Changed edge case were 0 files were transfered or incorectly processed from the log creating a division by 0 error. added check if it is running still to ensure we do not spawn many proccesses.
It should start via cron at 15 and then be re run every hour untill 7Am where it should detect restricted business hours window and do nothing.
Failed due to how cron and its enviroment work.
---
Feb 20 15:25:02 alma-azure-test CROND[8956]: (test) CMD (/usr/bin/env bash -lc /opt/AZURE/run_azcopy.sh /opt/AZURE/BLOB/ true 20)
Feb 20 15:25:02 alma-azure-test CROND[8954]: (test) CMDOUT (Usage: /opt/AZURE/run_azcopy.sh <directory> [log=true|false] [bandwidth_mbps])
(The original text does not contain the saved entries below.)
diff --git a/strelka_amd/csrc/skh_kernels.h b/strelka_amd/csrc/skh_kernels.h
--- a/strelka_amd/csrc/skh_kernels.h
+++ b/strelka_amd/csrc/skh_kernels.h
@@ -867,7 +867,24 @@
 #ifndef SKH_SHADE_WAVES_LAST
 #define SKH_SHADE_WAVES_LAST(HAIR, EMIT, MTEX, LSHAPE) ((HAIR) || (EMIT) || (MTEX) || (LSHAPE) ? SKH_SHADE_WAVES(HAIR) : 6)
 #endif
-#define SKH_SHADE_WAVES_AT(HAIR, EMIT, MTEX, LSHAPE, POS) ((POS) == SHADE_LAST ? SKH_SHADE_WAVES_LAST(HAIR, EMIT, MTEX, LSHAPE) : SKH_SHADE_WAVES(HAIR))
+#ifndef SKH_SHADE_WAVES_FIRST
+#define SKH_SHADE_WAVES_FIRST(HAIR, EMIT, MTEX, LSHAPE) SKH_SHADE_WAVES(HAIR)
+#endif
+#ifndef SKH_SHADE_WAVES_MIDDLE
+#define SKH_SHADE_WAVES_MIDDLE(HAIR, EMIT, MTEX, LSHAPE) SKH_SHADE_WAVES(HAIR)
+#endif
+#define SKH_SHADE_WAVES_AT(HAIR, EMIT, MTEX, LSHAPE, POS)                          \
+    ((POS) == SHADE_LAST   ? SKH_SHADE_WAVES_LAST(HAIR, EMIT, MTEX, LSHAPE) :      \
+     (POS) == SHADE_FIRST  ? SKH_SHADE_WAVES_FIRST(HAIR, EMIT, MTEX, LSHAPE) :     \
+     (POS) == SHADE_MIDDLE ? SKH_SHADE_WAVES_MIDDLE(HAIR, EMIT, MTEX, LSHAPE) :    \
+                             SKH_SHADE_WAVES(HAIR))
+#ifndef SKH_LIGHTS_LDS
+#define SKH_LIGHTS_LDS 16
+#endif
+#ifndef SKH_SHADE_LIGHTS_LDS_AT
+#define SKH_SHADE_LIGHTS_LDS_AT(HAIR, EMIT, MTEX, LSHAPE, POS) ((HAIR) || (EMIT) || (MTEX) || (LSHAPE) ? 0 : SKH_LIGHTS_LDS)
+#endif
+#define SKH_SHADE_LDS_BUDGET (163840 / 6)
 #define SKH_SHADE_ATTR(HAIR, EMIT, MTEX, LSHAPE, POS) \
     __attribute__((amdgpu_waves_per_eu(SKH_SHADE_WAVES_AT(HAIR, EMIT, MTEX, LSHAPE, POS), SKH_SHADE_WAVES_AT(HAIR, EMIT, MTEX, LSHAPE, POS))))
 #ifndef SKH_SHADE_BLOCK
diff --git a/strelka_amd/csrc/skh_shade_body.inc b/strelka_amd/csrc/skh_shade_body.inc
--- a/strelka_amd/csrc/skh_shade_body.inc
+++ b/strelka_amd/csrc/skh_shade_body.inc
@@ -7,6 +7,14 @@
 #if SKH_MATERIALS_LDS
     __shared__ float4 s_mat[SKH_MATERIALS_LDS * 4];
 #endif
+    constexpr int kLightsLds = SKH_SHADE_LIGHTS_LDS_AT(HAIR, EMIT, MTEX, LSHAPE, POS);
+    static_assert(sizeof(Light) == 7 * sizeof(float4), "a light record is seven float4");
+    __shared__ float4 s_light[kLightsLds > 0 ? kLightsLds * 7 : 1];
+    static_assert(kLightsLds == 0 || sizeof(s_wave) + sizeof(s_sobol) + (SKH_MATERIALS_LDS ? SKH_MATERIALS_LDS * 64 : 0) + kLightsLds * sizeof(Light) <= SKH_SHADE_LDS_BUDGET,
+                  "six blocks of k_shade per CU: the Sobol, material and light tables fit a sixth of the LDS");
+    auto lightAt = [&](uint32_t id) -> const Light* {
+        return id < (uint32_t)kLightsLds ? reinterpret_cast<const Light*>(s_light) + id : sc.lights + id;
+    };
     const uint32_t shard = blockIdx.x & (SKH_SHARDS - 1u), lb = blockIdx.x / SKH_SHARDS;
     const uint32_t n = countPtr[shard * SKH_COUNT_STRIDE];
     if (lb * blockDim.x >= n)
@@ -43,6 +51,13 @@
         if (threadIdx.x < SKH_MATERIALS_LDS * 4 && threadIdx.x < sc.numMaterials * 4u)
             mrow = reinterpret_cast<const float4*>(sc.materials)[threadIdx.x];
 #endif
+        float4 lrow = make_float4(0.0f, 0.0f, 0.0f, 0.0f);
+        if constexpr (kLightsLds > 0)
+        {
+            static_assert(kLightsLds * 7 <= SKH_SHADE_BLOCK, "one float4 of the light table per thread");
+            if (threadIdx.x < kLightsLds * 7 && threadIdx.x < sc.numLights * 7u)
+                lrow = reinterpret_cast<const float4*>(sc.lights)[threadIdx.x];
+        }
 #pragma unroll
         for (int k = 0; k < passes; ++k)
             if ((k + 1) * SKH_SHADE_BLOCK <= SKH_SOBOL_LUT_WORDS / 4 || threadIdx.x + k * SKH_SHADE_BLOCK < SKH_SOBOL_LUT_WORDS / 4)
@@ -51,6 +66,9 @@
         if (threadIdx.x < SKH_MATERIALS_LDS * 4)
             s_mat[threadIdx.x] = mrow;
 #endif
+        if constexpr (kLightsLds > 0)
+            if (threadIdx.x < kLightsLds * 7)
+                s_light[threadIdx.x] = lrow;
     }
     __syncthreads();
     bool emitNext = false, emitShadow = false;
@@ -74,11 +92,17 @@
         const uint32_t hinst = __float_as_uint(hr1.x), hprim = __float_as_uint(hr1.y);
         float* P = ps.base;
         const size_t S = ps.stride;
-        v3 throughput = stateInit ? mk3(1.0f) : mk3(P[pid], P[pid + S], P[pid + 2 * S]);
+        constexpr bool kThrLate = POS == SHADE_MIDDLE && kLightsLds > 0;
+#define SKH_THROUGHPUT_LOAD() mk3(P[pid], P[pid + S], P[pid + 2 * S])
+        v3 throughput = kThrLate ? mk3(__builtin_nondeterministic_value(0.0f), __builtin_nondeterministic_value(0.0f), __builtin_nondeterministic_value(0.0f)) :
+                        stateInit ? mk3(1.0f) : SKH_THROUGHPUT_LOAD();
         v3 radiance = mk3(0.0f);
         bool radianceDirty = false;
 #define SKH_RADIANCE_LOAD() radiance = mk3(ps.rad()[pid]), radianceDirty = true
-        float lastBsdfPdf = stateInit ? 0.0f : P[pid + 6 * S];
+        constexpr bool kPdfLate = POS == SHADE_MIDDLE && kLightsLds > 0;
+        float lastBsdfPdf = kPdfLate ? __builtin_nondeterministic_value(0.0f) : stateInit ? 0.0f : P[pid + 6 * S];
+        bool pdfSet = false;
+#define SKH_LAST_PDF() (kPdfLate ? P[pid + 6 * S] : lastBsdfPdf)
         uint32_t flags = stateInit ? 0u : reinterpret_cast<uint32_t*>(P)[pid + 7 * S];
         bool inside = (flags & PF_INSIDE) != 0;
         bool specularBounce = (flags & PF_SPECULAR) != 0;
@@ -93,6 +117,8 @@
 
         if (hinst == 0xffffffffu)
         {
+            if constexpr (kThrLate)
+                throughput = SKH_THROUGHPUT_LOAD();
             if constexpr (ENV)
             {
                 const EnvEval ee = env_eval(env, rayD);
@@ -102,7 +128,7 @@
                 else
                 {
                     const float lightPdf = ee.pdf / (float)numPick;
-                    const float misWeight = mis_weight_balance(lastBsdfPdf, lightPdf);
+                    const float misWeight = mis_weight_balance(SKH_LAST_PDF(), lightPdf);
                     radiance = radiance + throughput * ee.Le * misWeight;
                 }
             }
@@ -139,8 +165,10 @@
             asm volatile("" ::"v"(hi.type), "v"(hi.material), "v"(hi.light));
             if (hi.type == 1)
             {
+                if constexpr (kThrLate)
+                    throughput = SKH_THROUGHPUT_LOAD();
                 const uint32_t lidx = hi.light < sc.numLights ? hi.light : 0u;
-                const Light& l = sc.lights[lidx];
+                const Light& l = kLightsLds > 0 ? *lightAt(lidx) : sc.lights[lidx];
                 const v3 hitPoint = rayO + ht * rayD;
                 if constexpr (LSHAPE)
                 {
@@ -156,7 +184,7 @@
                         else
                         {
                             const float lightPdf = (sampledDisc ? disc_light_pdf(l, hitPoint, rayO) : get_light_pdf(l, hitPoint, rayO)) / (float)numPick;
-                            const float misWeight = mis_weight_balance(lastBsdfPdf, lightPdf);
+                            const float misWeight = mis_weight_balance(SKH_LAST_PDF(), lightPdf);
                             radiance = radiance + throughput * Li * -dot(rayD, lightNormal) * misWeight;
                         }
                     }
@@ -172,7 +200,7 @@
                         else
                         {
                             const float lightPdf = get_light_pdf(l, hitPoint, rayO) / (float)numPick;
-                            const float misWeight = mis_weight_balance(lastBsdfPdf, lightPdf);
+                            const float misWeight = mis_weight_balance(SKH_LAST_PDF(), lightPdf);
                             radiance = radiance + throughput * mk3(l.color) * -dot(rayD, lightNormal) * misWeight;
                         }
                     }
@@ -188,10 +216,18 @@
                 MtexEntry mte;
                 if constexpr (MTEX)
                     mte = mtex_entry(mtex, mid < sc.numMaterials ? mid : 0u);
+                constexpr bool kMatAt = kLightsLds > 0 && SKH_MATERIALS_LDS > 0 && !HAIR && !MTEX;
+                std::conditional_t<kMatAt, MaterialAt, Material> mat;
 #if SKH_MATERIALS_LDS
                 const uint32_t midc = mid < sc.numMaterials ? mid : 0u;
-                Material mat;
-                if (midc < (uint32_t)SKH_MATERIALS_LDS)
+                if constexpr (kMatAt)
+                {
+                    mat.at = midc < (uint32_t)SKH_MATERIALS_LDS ? reinterpret_cast<const Material*>(s_mat) + midc : sc.materials + midc;
+                    mat.type = mat.at->type;
+                    mat.base_color[0] = mat.at->base_color[0], mat.base_color[1] = mat.at->base_color[1], mat.base_color[2] = mat.at->base_color[2];
+                    mat.base_color_texture = mat.at->base_color_texture, mat.normal_texture = mat.at->normal_texture;
+                }
+                else if (midc < (uint32_t)SKH_MATERIALS_LDS)
                 {
                     const float4 m0 = s_mat[4 * midc], m1 = s_mat[4 * midc + 1], m2 = s_mat[4 * midc + 2], m3 = s_mat[4 * midc + 3];
                     mat.type = __float_as_uint(m0.x), mat.base_color[0] = m0.y, mat.base_color[1] = m0.z, mat.base_color[2] = m0.w;
@@ -202,7 +238,7 @@
                 else
                     mat = sc.materials[midc];
 #else
-                Material mat = sc.materials[mid < sc.numMaterials ? mid : 0u];
+                mat = sc.materials[mid < sc.numMaterials ? mid : 0u];
 #endif
                 if (!directTv && hi.type != 2)
                 {
@@ -248,7 +284,11 @@
                     }
                 }
                 if (fp.debug == 1)
+                {
                     radiance = (sh.normal + mk3(1.0f)) * 0.5f, radianceDirty = true;
+                    if constexpr (kThrLate)
+                        throughput = SKH_THROUGHPUT_LOAD();
+                }
                 else
                 {
                     if constexpr (EMIT)
@@ -265,7 +305,7 @@
                                 else
                                 {
                                     const float lightPdf = emit_pdf(ne, matLe.w * emit.invSumW, sh.position, rayO) / (float)numPick;
-                                    const float misWeight = mis_weight_balance(lastBsdfPdf, lightPdf);
+                                    const float misWeight = mis_weight_balance(SKH_LAST_PDF(), lightPdf);
                                     radiance = radiance + throughput * Le * misWeight;
                                 }
                             }
@@ -327,12 +367,16 @@
                                     return;
                                 }
                             }
-                            const Light light = sc.lights[lightId];
+                            Light lightRec;
+                            if constexpr (kLightsLds == 0)
+                                lightRec = sc.lights[lightId];
+                            const Light& light = kLightsLds > 0 ? *lightAt(lightId) : lightRec;
                             Lshape lse;
                             if constexpr (LSHAPE)
                                 lse = lshape_fetch(lsh, lightId);
-                            asm volatile("" ::"v"(light.points[0].x), "v"(light.points[1].x), "v"(light.points[2].x), "v"(light.points[3].x),
-                                         "v"(light.color.x), "v"(light.normal.x), "v"(light.type));
+                            if constexpr (kLightsLds == 0)
+                                asm volatile("" ::"v"(light.points[0].x), "v"(light.points[1].x), "v"(light.points[2].x), "v"(light.points[3].x),
+                                             "v"(light.color.x), "v"(light.normal.x), "v"(light.type));
                             if constexpr (LSHAPE)
                                 asm volatile("" ::"v"(lse.flags), "v"(lse.axis.x));
                             const float ux = sampler_random_lut(smp, DIM_LIGHT_X, s_sobol), uy = sampler_random_lut(smp, DIM_LIGHT_Y, s_sobol);
@@ -347,7 +391,7 @@
                             {
                             case 0:
                                 d = fp.rectMethod == 0 ? sample_rect_light_uniform(light, ux, uy, sh.position) :
-                                                         sample_rect_light(light, ux, uy, sh.position);
+                                                         sample_rect_light<(kLightsLds > 0)>(light, ux, uy, sh.position);
                                 break;
                             case 1:
                                 if constexpr (LSHAPE)
@@ -386,7 +430,8 @@
                     {
                         sampleLight();
                         evHairDone = !(isnan3(lrad) || isnan(lightPdf)) && (((dot(toLight, sh.normal) > 0.0f) != inside) && lightPdf != 0.0f);
-                        hair_sample_and_evaluate(mat, sh.normal, sh.geom_normal, stT, k1, xi0, xi1, xi2, xi3, sc.hairConst + (mid < sc.numMaterials ? mid : 0u), bs, evHairDone, toLight, evHair);
+                        if constexpr (HAIR)
+                            hair_sample_and_evaluate(mat, sh.normal, sh.geom_normal, stT, k1, xi0, xi1, xi2, xi3, sc.hairConst + (mid < sc.numMaterials ? mid : 0u), bs, evHairDone, toLight, evHair);
                     }
                     else
                         bsdf_sample<HAIR>(mat, sh.normal, sh.geom_normal, stT, k1, xi0, xi1, xi2, xi3, inside, bs, HAIR ? sc.hairConst + (mid < sc.numMaterials ? mid : 0u) : nullptr);
@@ -408,10 +453,15 @@
                                 firstEvent = 3;
                         }
                         bool errorOut = false;
+                        if constexpr (kThrLate)
+                            if (!(bs.event_type & (EV_DIFFUSE | EV_GLOSSY)))
+                                throughput = SKH_THROUGHPUT_LOAD();
                         if (bs.event_type & (EV_DIFFUSE | EV_GLOSSY))
                         {
                             if (!hairHit)
                                 sampleLight();
+                            if constexpr (kThrLate)
+                                throughput = SKH_THROUGHPUT_LOAD();
                             if (isnan3(lrad) || isnan(lightPdf))
                             {
                                 radiance = mk3(10000.0f, 0.0f, 0.0f), radianceDirty = true;
@@ -459,6 +509,7 @@
                             else
                                 origin = offset_ray(sh.position, sh.geom_normal);
                             lastBsdfPdf = specularBounce ? 1.0f : bs.pdf;
+                            pdfSet = true;
                             dir = bs.k2;
                             throughput = throughput * bs.bsdf_over_pdf;
                         }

Feb 20 15:25:02 alma-azure-test CROND[8954]: (test) CMDEND (/usr/bin/env bash -lc /opt/AZURE/run_azcopy.sh /opt/AZURE/BLOB/ true 20)
#6th test.
modified the cron job definition to.
27 * * * * /usr/bin/env bash -lc '/opt/AZURE/run_azcopy.sh /opt/AZURE/BLOB/ true 20'
Should ensure proper execution in a users envirmont.
---
That worked and its running in the background.